2. I suspect what Matt and others mean is that PRESTIGIOUS higher education is expensive. They are correct. Ikea doesn’t have to contend with prestige and labor market signaling. That makes it an odd analogy. If Harvard is too expensive, you need to take that up with Harvard and not all of higher education. If prestige is expensive, having more low-status profit-driven competition won’t do much to change that. That’s the real tension. People don’t want CHEAP degrees. They want cheap, prestigious degrees. As of yet I have not seen a profit education vehicle that is situated to contend with that. For-profit colleges certainly are not. They’re pricey but not very prestigious. For-profit ed ventures like Coursera and the like are cheap but not prestigious. I am not sure they endeavor to be as much as they are circumventing competition with prestigious colleges, and their high expense,by piggybacking on the prestige elite partners to drive competition with the lower cost, less expensive college options. And I’m not even sure they will do much there. They would have to provide a credential to really be in competition.

No, instead what appears to be happening is opportunistic profit taking. Rapid change and high competition has made education a fertile profit taking vehicle. Some will sell almost any story to further that endeavor.

4 comments on “The “Ikea” Degree? A Value Proposition

  1. I think Yglesias just likes to push buttons.

  2. Despite the thrifty knocking of IKEA I understand and indeed agree with your appreciation of Community Colleges. However I went to a gem of a uni and appreciate its faults even though its in the top 100. In drivebystyle I will cut to the chase it is Horses for Courses. To expand I would use the local jargon of fit for purpose but politically this statement is banded about to justify whatever. Having just sat thru a Council meet where the majority won I wonder who once said that democracy favours minorities. But hey we have US president that’s black so progress is made all the time. Happy Easter.

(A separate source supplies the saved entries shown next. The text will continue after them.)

# seqsense/pcgol

Hardware: AMD Instinct MI355X
Metric: Mpoints/sec ICP iter (corr+reduce) + kNN queries/sec, 1M-pt cloud (higher is better)
Workload: dtype f32

## Files before the change

pcgol_amd/csrc/icp.hip:

```cpp
#include <string.h>

#include <array>
#include <chrono>
#include <condition_variable>
#include <mutex>
#include <string>
#include <thread>

#include <vector>

#include "knn_grid.h"
#include "knn_xwalk.h"
#include "strict_terms.h"

namespace pcgx {

constexpr int kIcpBlock = kKnnBlock;

__device__ __forceinline__ double wave_sum_f64(double v) {
#pragma unroll
  for (int o = 32; o > 0; o >>= 1) v += __shfl_down(v, o);
  return v;
}

// ... 145 lines not shown
      return;
    }
  }
  uint32_t *queue = s_stack + (size_t)(tv.depth > 1 ? tv.depth - 1 : 1) * kIcpBlock +
                    (threadIdx.x >> 6) * (kWalkQueueBytesPerWave / 4);
  float *top = reinterpret_cast<float *>(s_stack + (size_t)(tv.depth > 1 ? tv.depth - 1 : 1) * kIcpBlock +
                                         (kIcpBlock / 64) * (kWalkQueueBytesPerWave / 4));
  load_top_levels(tv, top);
  uint32_t chunk_begin, chunk_end;
  block_chunk_range(nt, blockIdx.x, gridDim.x, chunk_begin, chunk_end);
  if (threadIdx.x == 0) s_next_chunk = chunk_begin;
  __syncthreads();
  float m[16];
#pragma unroll
  for (int i = 0; i < 16; i++) m[i] = state->trans[i];
  const bool project = state->iter > 0;
  auto load_query = [&](int64_t i, float &x, float &y, float &z, float &ub, uint32_t &pred) {
    const float x0 = tx[i], y0 = ty[i], z0 = tz[i];
    float4 pm = make_float4(0.0f, 0.0f, 0.0f, -1.0f);
    pred = 0u;
    if (project) {
      pred = first_leaf[i] & 0x7fffffffu;
      if (!kMinDist) pm = match[i];
    }
    x = x0; y = y0; z = z0;
    if (project) mat4_transform(m, x0, y0, z0, x, y, z);
    const float dx = pm.x - x, dy = pm.y - y, dz = pm.z - z;
    const float dm = (dx * dx + dy * dy) + dz * dz;
    ub = dm + (pm.w >= 0.0f ? 0.0f : __builtin_inff());
  };
  auto emit = [&](int64_t i, const float4 &bp, float best_d) {
    const float4 rec = make_float4(bp.x, bp.y, bp.z, __float_as_int(bp.w) >= 0 ? best_d : -1.0f);
    match[i] = rec;
    if (match_caller) match_caller[orig_of[i]] = rec;
    if (kPlane) match_id[i] = __float_as_uint(bp.w);
    if (match_cert) match_cert[i] = (cert_by_id && __float_as_int(bp.w) >= 0) ? cert_by_id[__float_as_uint(bp.w)] : 0.0f;
  };
  if (kGrid) {
    const int64_t r_begin = (int64_t)chunk_begin * 64;
    __syncthreads();
    if (threadIdx.x == 0) {
      walk_count[slot] = 0;
      s_next_chunk = 0;
    }
    __syncthreads();
    walk_queries<kMinDist>(
        tv, s_stack + threadIdx.x, kIcpBlock, queue, top, (int64_t)left, &s_next_chunk, (left + 63u) / 64u, 0,
        kp.max_dist_sq, kp.min_dist_sq,
        [&](int64_t j, float &x, float &y, float &z, float &ub, uint32_t &pred) {
          load_query(r_begin + walk_list[r_begin + j], x, y, z, ub, pred);
          pred &= 0x7fffffffu;
        },
        [&](int64_t j, const float4 &bp, float best_d) { emit(r_begin + walk_list[r_begin + j], bp, best_d); },
        [&](int64_t j, uint32_t leaf) { first_leaf[r_begin + walk_list[r_begin + j]] = kSums ? (leaf | 0x80000000u) : leaf; });
    if (!kSums) {
      __syncthreads();
      strict_tile_sums();
      return;
    }
    __threadfence_block();
    __syncthreads();
    reduce_block_range<kPlane, true>(s_stack, tx, ty, tz, nt, chunk_begin, chunk_end, project, m, match, match_id,
                                     normals, kp, block_partials, first_leaf, grid_part);
    return;
  } else {
    walk_queries<kMinDist>(
        tv, s_stack + threadIdx.x, kIcpBlock, queue, top, nt, &s_next_chunk, chunk_end, (int64_t)chunk_begin * 64,
// ... 58 lines not shown
      if (test_force_walk && i % test_force_walk == 0) kept = false;
      if (kTrace && match_cert != nullptr && grid.cert != nullptr && pm.w >= 0.0f && dm < match_cert[i] && dm < kp.max_dist_sq)
        atomicAdd(&trace[36], 1ull);
    }
    float4 best = make_float4(0.0f, 0.0f, 0.0f, __int_as_float(-1));
    float best_d = kp.max_dist_sq;
    GridTrace tr;
    GridVerdict v = GRID_FOUND;
    if (kept) {
      best = make_float4(pm.x, pm.y, pm.z, __int_as_float(0));
      best_d = dm;
    } else {
      v = grid_nearest(grid, x, y, z, kp.max_dist_sq, ub, best, best_d, kTrace ? &tr : nullptr);
      if (test_force_walk && project && i % test_force_walk == 0) v = GRID_WALK;
    }
    if (use_cert && !kept)
      match_cert[i] = (v == GRID_FOUND && __float_as_int(best.w) >= 0) ? grid.cert[__float_as_uint(best.w)] : 0.0f;
    if (kTrace) {
      if (v == GRID_WALK) atomicAdd(&trace[0], 1ull);
      atomicAdd(&trace[1], (unsigned long long)tr.points);
      atomicAdd(&trace[2], (unsigned long long)tr.words);
      if (tr.wave_slots) atomicAdd(&trace[3], (unsigned long long)tr.wave_slots);
      atomicAdd(&trace[4 + (tr.rounds4 < 0 ? 0 : min(tr.rounds4 + 1, 15))], 1ull);
      atomicAdd(&trace[20 + (tr.rounds9 < 0 ? 0 : min(tr.rounds9 + 1, 15))], 1ull);
    } else if (v == GRID_WALK) {
      uint32_t begin;
      const uint32_t slot = slot_of_query(nt, i, n_corr_blocks, begin);
      const int64_t r_begin = (int64_t)begin * 64;
      walk_list[r_begin + atomicAdd(&walk_count[slot], 1u)] = (uint32_t)(i - r_begin);
      first_leaf[i] = kSums ? 0x80000000u : 0u;
      if (!walk_follows) const_cast<IcpState *>(state)->done = 2;
      if (!kSums && match_caller) {
        const bool seen = __float_as_int(best.w) >= 0;
        match_caller[orig_of[i]] = make_float4(best.x, best.y, best.z, seen ? best_d : -1.0f);
      }
    } else {
      const bool found = __float_as_int(best.w) >= 0;
      const float4 bp = make_float4(best.x, best.y, best.z, found ? best_d : -1.0f);
      if (kept) reinterpret_cast<float *>(&match[i])[3] = bp.w;
      else match[i] = bp;
      if (!kSums && match_caller && !(kept && caller_has_pairs)) match_caller[orig_of[i]] = bp;
      if (kPlane && !kept) match_id[i] = __float_as_uint(best.w);
      if (found && kSums) {
        if (kPlane) accumulate_plane_terms(acc, x, y, z, bp, normals[kept ? match_id[i] : __float_as_uint(best.w)]);
        else accumulate_terms(acc, x, y, z, bp, kp);
      }
    }
  }
  if (kTrace || !kSums) return;
  constexpr int kSub = kPlane ? 8 : 16, kRun = kIcpGridBlock / kSub;
  static_assert(NS * kSub <= kIcpGridBlock, "one lane per (component, run)");
#pragma unroll
  for (int k = 0; k < NS; k++) s_terms[k][threadIdx.x] = (float)acc[k];
  __syncthreads();
  if (threadIdx.x < NS * kSub) {
    const int k = threadIdx.x / kSub, j = threadIdx.x % kSub;
    double v = 0.0;
    for (int u = 0; u < kRun; u++) v += (double)s_terms[k][u * kSub + j];
#pragma unroll
    for (int o = kSub / 2; o > 0; o >>= 1) v += __shfl_down(v, o, kSub);
    if (j == 0) block_partials[((int64_t)n_corr_blocks + tile) * NS + k] = v;
  }
}
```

  3. Jo VanEvery (@JoVanEvery)
    March 28, 2013

    Of course IKEA isn’t prestigious either. People who wants prestigious decor don’t shop there. And they aren’t putting the prestigious furniture manufacturers out of business either.

    Which is to say that a degree might be like a couch, but then you’d have to understand that the whole market does not operate on the basis of discount marketing. Some people are willing to pay for prestige, exclusivity, etc. And some providers are going to make a profit selling high-end goods to small markets. (I bet Macy’s doesn’t give a damn that most people can’t afford to shop there.)

    The real question is whether we really want education to be provided on these market principles or on principles of fairness. If we make an argument that education is key to social mobility then it follows that high quality education should be available regardless of your social status at point of entry.

    And the other issue, which you point out repeatedly, is that education does not just provide information/knowledge or credentials. It also provides network connections, prestige, and other more abstract benefits.

    One could make that argument about couches, too. But no one would say that furniture is the key to social mobility. And that’s why it’s a stupid analogy.

  4. Ed
    March 28, 2013

    Reading Yglesias on HE is consistently rage-inducing. I can never decide if he’s actually mendacious and sold out to the neo-liberals or just utterly blind to the realities of what he’s talking about because of his own priviledged position and complete lack of professional experience and qualification (and of course, that privilege is nowhere more evident in his complete comfort pontificating despite lacking any clue). I usually end up thinking it’s a lot of option 2 making it easy for him to confuse option 1 with courageous realism. Anyway, always nice to see his nonsense properly called out as such.